__EXERCISE INPUTS__
@@ -1082,9 +1082,8 @@
   __shared__ unsigned tk[4];
   unsigned *done_a = f.ctr + 16, *done_b = f.ctr + 16 + f.planes;
   const unsigned grp = (unsigned)f.group;
-  const unsigned ta = (unsigned)f.tiles_a / grp, tb = (unsigned)f.tiles_b / grp, per_pair = ta + tb;
-  const unsigned head = (unsigned)f.lag * ta, pairs = (unsigned)(f.planes - f.lag);
-  const unsigned total = (unsigned)f.planes * per_pair;
+  const unsigned ta = (unsigned)f.tiles_a / grp, tb = (unsigned)f.tiles_b / grp;
+  const unsigned total = (unsigned)f.planes * (ta + tb);
 #ifdef GFFT_FUSE2_TRACE
   unsigned long long *trace = reinterpret_cast<unsigned long long *>(f.ctr + ((16 + 2 * (size_t)f.planes + 63) & ~(size_t)63));
   unsigned it = 0;
@@ -1138,20 +1137,13 @@
     if (wave_of_thread0()) {
       if (threadIdx.x == 0) tk[(it + 1) & 1] = atomicAdd(&f.ctr[0], 1u);
     }
-    bool is_a;
-    unsigned p, t;
-    if (k < head) {
-      is_a = true; p = k / ta; t = k - p * ta;
-    } else {
-      const unsigned k2 = k - head;
-      if (k2 < pairs * per_pair) {
-        const unsigned j = k2 / per_pair, r = k2 - j * per_pair;
-        if (r < tb) { is_a = false; p = j; t = r; } else { is_a = true; p = j + (unsigned)f.lag; t = r - tb; }
-      } else {
-        const unsigned k3 = k2 - pairs * per_pair, j = k3 / tb;
-        is_a = false; p = pairs + j; t = k3 - j * tb;
-      }
-    }
+    FusedTicket tkt;
+    if constexpr (PAIR_ORDER)
+      tkt = fused_ticket(k, ta, tb, (unsigned)f.planes, (unsigned)f.lag >> 1, fused_order_upair((unsigned)f.planes, (unsigned)f.d), (unsigned)f.d);
+    else
+      tkt = fused_ticket_plain(k, ta, tb, (unsigned)f.planes, (unsigned)f.lag);
+    const bool is_a = tkt.is_a;
+    const unsigned p = tkt.plane, t = tkt.tile;
     char *slot = static_cast<char *>(ring) + (size_t)(p % (unsigned)f.ring) * f.slot_bytes;
     if (f.debug == 2) continue;
 #ifdef GFFT_FUSE2_TRACE
@@ -1188,7 +1180,7 @@
 }
 
 
-template <typename A, typename B>
+template <typename A, typename B, bool PAIR_ORDER = false>
 hipError_t launch_fused2(const PassDesc &dA, const PassDesc &dB, const PassDesc *dev_descs, const FusedDesc &f, const void *in,
                          void *ring, void *out, hipStream_t s) {
   constexpr size_t lds = A::lds > B::lds ? A::lds : B::lds;
@@ -1196,7 +1188,8 @@
   if (f.lag < 1 || f.ring <= f.lag || f.planes < 1 || f.tiles_a != (int)A::ntiles(dA) || f.tiles_b != (int)B::ntiles(dB) ||
       f.group < 1 || f.tiles_a % f.group || f.tiles_b % f.group)
     return hipErrorInvalidValue;
-  auto kern = fft_fused2_kernel<A, B>;
+  if ((f.order != 0) != PAIR_ORDER || (f.order && ((f.lag & 1) || !fused_order_fits(f.planes, f.ring, f.lag / 2, f.d)))) return hipErrorInvalidValue;
+  auto kern = fft_fused2_kernel<A, B, PAIR_ORDER>;
   static bool attr_set[kMaxDevices] = {};
   static int cus_of[kMaxDevices] = {};
   const int dev = current_device();
diff --git a/mpi4py-fft_amd/csrc/fused_order.h b/mpi4py-fft_amd/csrc/fused_order.h
--- /dev/null
+++ b/mpi4py-fft_amd/csrc/fused_order.h
@@ -0,0 +1,113 @@
+#pragma once
+
+#if defined(__HIPCC__)
+#define GFFT_HD __host__ __device__ __forceinline__
+#else
+#define GFFT_HD inline
+#endif
+
+namespace gfft {
+
+struct FusedTicket {
+  bool is_a;
+  unsigned plane, tile;
+};
+
+GFFT_HD FusedTicket fused_ticket_plain(unsigned k, unsigned ta, unsigned tb, unsigned planes, unsigned lag) {
+  FusedTicket t;
+  const unsigned per_pair = ta + tb, head = lag * ta, pairs = planes - lag;
+  if (k < head) {
+    t.is_a = true; t.plane = k / ta; t.tile = k - t.plane * ta;
+  } else {
+    const unsigned k2 = k - head;
+    if (k2 < pairs * per_pair) {
+      const unsigned j = k2 / per_pair, r = k2 - j * per_pair;
+      if (r < tb) { t.is_a = false; t.plane = j; t.tile = r; } else { t.is_a = true; t.plane = j + lag; t.tile = r - tb; }
+    } else {
+      const unsigned k3 = k2 - pairs * per_pair, j = k3 / tb;
+      t.is_a = false; t.plane = pairs + j; t.tile = k3 - j * tb;
+    }
+  }
+  return t;
+}
+
+GFFT_HD unsigned fused_order_upair(unsigned planes, unsigned d) { return d ? (planes / (2u * d)) * d : 0u; }
+GFFT_HD unsigned fused_order_unit(unsigned p, unsigned upair, unsigned d) {
+  return p < 2u * upair ? (p / (2u * d)) * d + (p % (2u * d)) % d : p - upair;
+}
+
+GFFT_HD void fused_order_locate(unsigned x, unsigned n, unsigned v0, unsigned upair, unsigned d, unsigned &plane, unsigned &tile) {
+  const unsigned in_pairs = v0 < upair ? (upair - v0) * 2u * n : 0u;
+  if (x < in_pairs) {
+    const unsigned v = v0 + x / (2u * n), r = x % (2u * n);
+    plane = (v / d) * 2u * d + v % d + (r & 1u) * d;
+    tile = r >> 1;
+  } else {
+    x -= in_pairs;
+    plane = (v0 > upair ? v0 : upair) + upair + x / n;
+    tile = x % n;
+  }
+}
+
+GFFT_HD FusedTicket fused_ticket(unsigned k, unsigned ta, unsigned tb, unsigned planes, unsigned lead, unsigned upair, unsigned d) {
+  FusedTicket t;
+  const unsigned head = (lead + (lead < upair ? lead : upair)) * ta;
+  if (k < head) {
+    t.is_a = true;
+    fused_order_locate(k, ta, 0u, upair, d, t.plane, t.tile);
+    return t;
+  }
+  k -= head;
+  const unsigned jm = planes - upair - lead;
+  const unsigned j1 = upair > lead ? upair - lead : 0u;
+  const unsigned j2 = upair < jm ? upair : jm;
+  unsigned j0 = 0u, nj = j1, sb = 2u * tb, sa = 2u * ta;
+  if (k >= nj * (sa + sb)) {
+    k -= nj * (sa + sb);
+    j0 = j1; nj = j2 - j1; sa = ta;
+    if (k >= nj * (sa + sb)) {
+      k -= nj * (sa + sb);
+      j0 = j2; nj = jm - j2; sb = tb;
+      if (k >= nj * (sa + sb)) {
+        k -= nj * (sa + sb);
+        t.is_a = false;
+        fused_order_locate(k, tb, jm, upair, d, t.plane, t.tile);
+        return t;
+      }
+    }
+  }
+  const unsigned j = j0 + k / (sa + sb), r = k % (sa + sb);
+  t.is_a = r >= sb;
+  if (t.is_a) fused_order_locate(r - sb, ta, j + lead, upair, d, t.plane, t.tile);
+  else fused_order_locate(r, tb, j, upair, d, t.plane, t.tile);
+  return t;
+}
+
+inline int fused_order_gap(int planes, int ring, int d) {
+  const unsigned upair = fused_order_upair((unsigned)planes, (unsigned)d);
+  int gap = planes;
+  for (int p = ring; p < planes; ++p) {
+    const int g = (int)fused_order_unit((unsigned)p, upair, (unsigned)d) - (int)fused_order_unit((unsigned)(p - ring), upair, (unsigned)d);
+    if (g < gap) gap = g;
+  }
+  return gap;
+}
+inline bool fused_order_fits(int planes, int ring, int lead, int d) {
+  if (d < 1 || lead < 1 || planes < 2 * d || ring <= 2 * lead) return false;
+  const int upair = (int)fused_order_upair((unsigned)planes, (unsigned)d);
+  if (planes - upair < lead) return false;
+  return fused_order_gap(planes, ring, d) >= lead;
+}
+
+inline bool fused_order_plan(int planes, int d, int ring_max, int *ring, int *lag) {
+  const int lead = (*lag + 2) / 2, gap = (*ring + 1) / 2;
+  for (int r = *ring; r <= ring_max && planes >= 2 * r; ++r)
+    if (fused_order_fits(planes, r, lead, d) && fused_order_gap(planes, r, d) >= gap) {
+      *ring = r;
+      *lag = 2 * lead;
+      return true;
+    }
+  return false;
+}
+
+}
diff --git a/mpi4py-fft_amd/csrc/gfft_internal.h b/mpi4py-fft_amd/csrc/gfft_internal.h
--- a/mpi4py-fft_amd/csrc/gfft_internal.h
+++ b/mpi4py-fft_amd/csrc/gfft_internal.h
@@ -2,6 +2,7 @@
 #include <hip/hip_runtime.h>
 #include <stdint.h>
 #include <string>
+#include "fused_order.h"
 
 namespace gfft {
 
@@ -135,6 +136,7 @@
   int planes, tiles_a, tiles_b, ring, lag;
   int defer;
   int group;
+  int order, d;
   int64_t a_in_plane, b_out_plane;
   int64_t slot_bytes;
   unsigned debug;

__WORK INSTRUCTION__
Look through the entries above. Copy each line in which the string "lead" occurs.

__TASK OUTPUT__
+GFFT_HD FusedTicket fused_ticket(unsigned k, unsigned ta, unsigned tb, unsigned planes, unsigned lead, unsigned upair, unsigned d) {
+  const unsigned head = (lead + (lead < upair ? lead : upair)) * ta;
+  const unsigned jm = planes - upair - lead;
+  const unsigned j1 = upair > lead ? upair - lead : 0u;
+  if (t.is_a) fused_order_locate(r - sb, ta, j + lead, upair, d, t.plane, t.tile);
+inline bool fused_order_fits(int planes, int ring, int lead, int d) {
+  if (d < 1 || lead < 1 || planes < 2 * d || ring <= 2 * lead) return false;
+  if (planes - upair < lead) return false;
+  return fused_order_gap(planes, ring, d) >= lead;
+  const int lead = (*lag + 2) / 2, gap = (*ring + 1) / 2;
+    if (fused_order_fits(planes, r, lead, d) && fused_order_gap(planes, r, d) >= gap) {
+      *lag = 2 * lead;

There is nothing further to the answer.